Henry VI suffered from periods of insanity (just like his grandfather, Charles VI of France) and during these times his cousin Richard the Duke of York took charge. Henry married a determined woman, Margaret of Anjou and had a son, Edward. When Henry was not having obvious mental problems, Margaret and Edmund, Duke of Somerset, were the powers behind the throne. These two were on the side of the House of Lancaster, whose emblem was supposedly the red rose; the Duke of York's emblem was the white rose, and hence the fighting between these two sides which broke out by 1455 is known as the Wars of the Roses. (NinjaPenguin tells me that "The War of the Roses was actually a misinformed title; the red rose was actually a symbol for the Tudors, not the house of Lancaster. The name was given by Longfellow, but I since learned that it isn't too accurate.")
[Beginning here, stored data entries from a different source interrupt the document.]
@@ -482,8 +561,9 @@
                     if (profile) phase_ms[11] = phase_ms[1];
                     pbegin();
                     k_path_tiles<<<npt, 1024, kPathSmemBytes, st>>>(jb);
-                    launch_chain(0);
-                    launch_mark(npt);
+                    launch_chain(jb, st, 0);
+                    launch_mark(jb, st, npt);
+                    if (chain2) launches++;
                     pend(3, 3);
                     pbegin();
                     k_emit_slow<<<(N + 255) / 256, 256, 0, st>>>(jb);
@@ -496,15 +576,17 @@
                 pend(5, 1);
             } else {
             if (jb.tail_start > 0) {
+                const bool host_loop = profile || getenv("ZB_DEBUG") != nullptr;
+                const uint32_t sms = (uint32_t)device_sm_count();
                 uint32_t n_dirty = nmt;
                 for (;;) {
                     iters++;
                     uint32_t mthreads = 1024;
                     if (iters == 1) jb.match_sub = 4096;
-                    else if (n_dirty <= kTailTiles) { jb.match_sub = kTailSub; mthreads = 256; }
                     else {
-                        const uint64_t per_cta = (uint64_t)n_dirty * kMatchTile / (4 * (uint64_t)device_sm_count());
-                        jb.match_sub = per_cta >= 8192 ? 8192 : per_cta >= 4096 ? 4096 : per_cta >= 2048 ? 2048 : 1024;
+                        const int c = match_class(n_dirty, sms);
+                        jb.match_sub = match_class_sub(c);
+                        if (c == 0) mthreads = 256;
                     }
                     uint32_t nsub = (N + jb.match_sub - 1) / jb.match_sub;
                     uint32_t n_ptiles = npt, first_ptile = 0;
@@ -523,11 +605,9 @@
                             launches++;
                         }
                     }
-                    const uint32_t msmem = (kWSize + jb.match_sub + 512) + (kWSize + jb.match_sub) * 2 +
-                                           (iters > 1 ? ((kWSize + jb.match_sub) / 32 + 1) * 4 * 4 + 8192 : 64);
                     jb.use_bucket_map = iters > 1;
                     pbegin();
-                    k_match<<<nsub, mthreads, msmem, st>>>(jb);
+                    k_match<<<nsub, mthreads, match_smem(jb.match_sub, iters > 1), st>>>(jb);
                     pend(1, 1);
                     if (profile && iters == 1) phase_ms[11] = phase_ms[1];
                     pbegin();
@@ -535,15 +615,16 @@
                     pend(2, 1);
                     pbegin();
                     k_path_tiles<<<n_ptiles, 1024, kPathSmemBytes, st>>>(jb);
-                    launch_chain(first_ptile);
-                    launch_mark(iters == 1 ? npt : 2 * n_ptiles + 16);
+                    launch_chain(jb, st, first_ptile);
+                    launch_mark(jb, st, iters == 1 ? npt : 2 * n_ptiles + 16);
                     pend(3, 3);
                     pbegin();
                     k_holes<<<(nlists * kLongPerSub + 255) / 256, 256, 0, st>>>(jb, nlists);
                     k_holes_cmp<<<(nwords + 255) / 256, 256, 0, st>>>(jb, nwords, nmt);
                     pend(4, 2);
-                    launches += 7;
-                    k_iter_lists<<<1, 1024, 0, st>>>(jb, d_lists, d_lists + nmt + 8, npt);
+                    launches += chain2 ? 8 : 7;
+                    if (!host_loop) break;
+                    k_iter_lists<<<1, 1024, 0, st>>>(jb, d_lists, d_lists + nmt + 8, npt, IterCtl{});
                     launches++;
                     CK(cudaMemcpyAsync(h_info, d_info, sizeof(JobInfo), cudaMemcpyDeviceToHost, st));
                     CK(cudaStreamSynchronize(st));
@@ -559,7 +640,12 @@
                     }
                     if (!h_info->holes_changed) break;
                     n_dirty = h_info->n_dirty;
-                    if (iters > N / 257u + 4096u) { snprintf(g_err, sizeof g_err, "hole iteration did not converge"); return ZB_E_INTERNAL; }
+                    if (iters > max_iters) { snprintf(g_err, sizeof g_err, "hole iteration did not converge"); return ZB_E_INTERNAL; }
+                }
+                if (!host_loop) {
+                    if ((rc = hole_graph(sms)) != ZB_OK) return rc;
+                    CK(cudaGraphLaunch(hg_exec, st));
+                    graph_iters = true;
                 }
             }
             CK(cudaEventRecord(evf, st));
@@ -578,18 +664,13 @@
             pend(5, 1);
             }
         }
-        CK(cudaMemcpyAsync(h_info, d_info, sizeof(JobInfo), cudaMemcpyDeviceToHost, st));
-        CK(cudaStreamSynchronize(st));
-        if (h_info->error) { snprintf(g_err, sizeof g_err, "engine error flags 0x%x (tail)", h_info->error); return ZB_E_INTERNAL; }
-        const uint32_t nblocks = h_info->n_blocks;
-        if (nblocks == 0 || nblocks > max_blocks) { snprintf(g_err, sizeof g_err, "bad block count %u", nblocks); return ZB_E_INTERNAL; }
         pbegin();
-        k_block_hist<<<nblocks, 256, 0, st>>>(jb, d_freq);
-        k_build_blocks<<<nblocks, 32, 0, st>>>(jb, d_freq);
+        k_block_hist<<<max_blocks, 256, 0, st>>>(jb, d_freq);
+        k_build_blocks<<<max_blocks, 32, 0, st>>>(jb, d_freq);
         k_scan_blocks<<<1, 256, 0, st>>>(jb);
         pend(6, 3);
         pbegin();
-        k_encode<<<nblocks, 1024, 0, st>>>(jb);
+        k_encode<<<max_blocks, 1024, 0, st>>>(jb);
         k_finish<<<1, 32, 0, st>>>(jb, d_check);
         pend(7, 2);
         launches += 5;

In 1460 Henry was captured by Yorkists and forced to make the Duke of York heir to the throne rather than his own son. Queen Margaret led the Lancaster forces and freed her husband in February 1461, but a month later the Yorkists defeated the Lancasterians and put the son of the now-late Richard, Edward the Duke of York, onto the throne of England as Edward IV. Henry and Margaret fled to Scotland.

In 1464, Henry and company returned to England and tried to force a coup d'etat, but failed and Henry was imprisoned for six years. In October 1470 the Earl of Warwick managed to engineer a real coup and put Henry back on the throne, with Edward fleeing to Burgundy. Edward came back to England the next April and regained the throne. Henry was reimprisoned and died "from pure displeasure and melancholy" in 21 May 1471, while his son Edward was killed at the Lancastrian defeat at the battle of Tewkesbury. (Quote from David Williamson's The Kings and Queens of England; it's in quotes there but he doesn't give the source.)

"The reign of Henry VI has strong claims to be considered the most calamitous in the whole of English history."

- B. P. Wolffe.

Reigning 1422-71, Henry VI was the third and the last of the Lancastrian monarchs, he was the king of England and, for a time, France.

Henry VI's reign got off on a bad footing from the start because it began in 1422, in his early infancy. His formal coronation was in 1429, shortly after his eighth birthday. Despite efforts by the Duke of Glouvester to extend his influence during Henry's infancy, a strong council of 17 ruled for this period. This was to prove to be the most successful part of Henry's 'reign', as when he came of age in 1437, he proved inept for the duty of Kingship. Among the faults listed by his contemporaries were too much compassion to high-profile offenders, high levels of taxation, and favouritism to the ruling elite.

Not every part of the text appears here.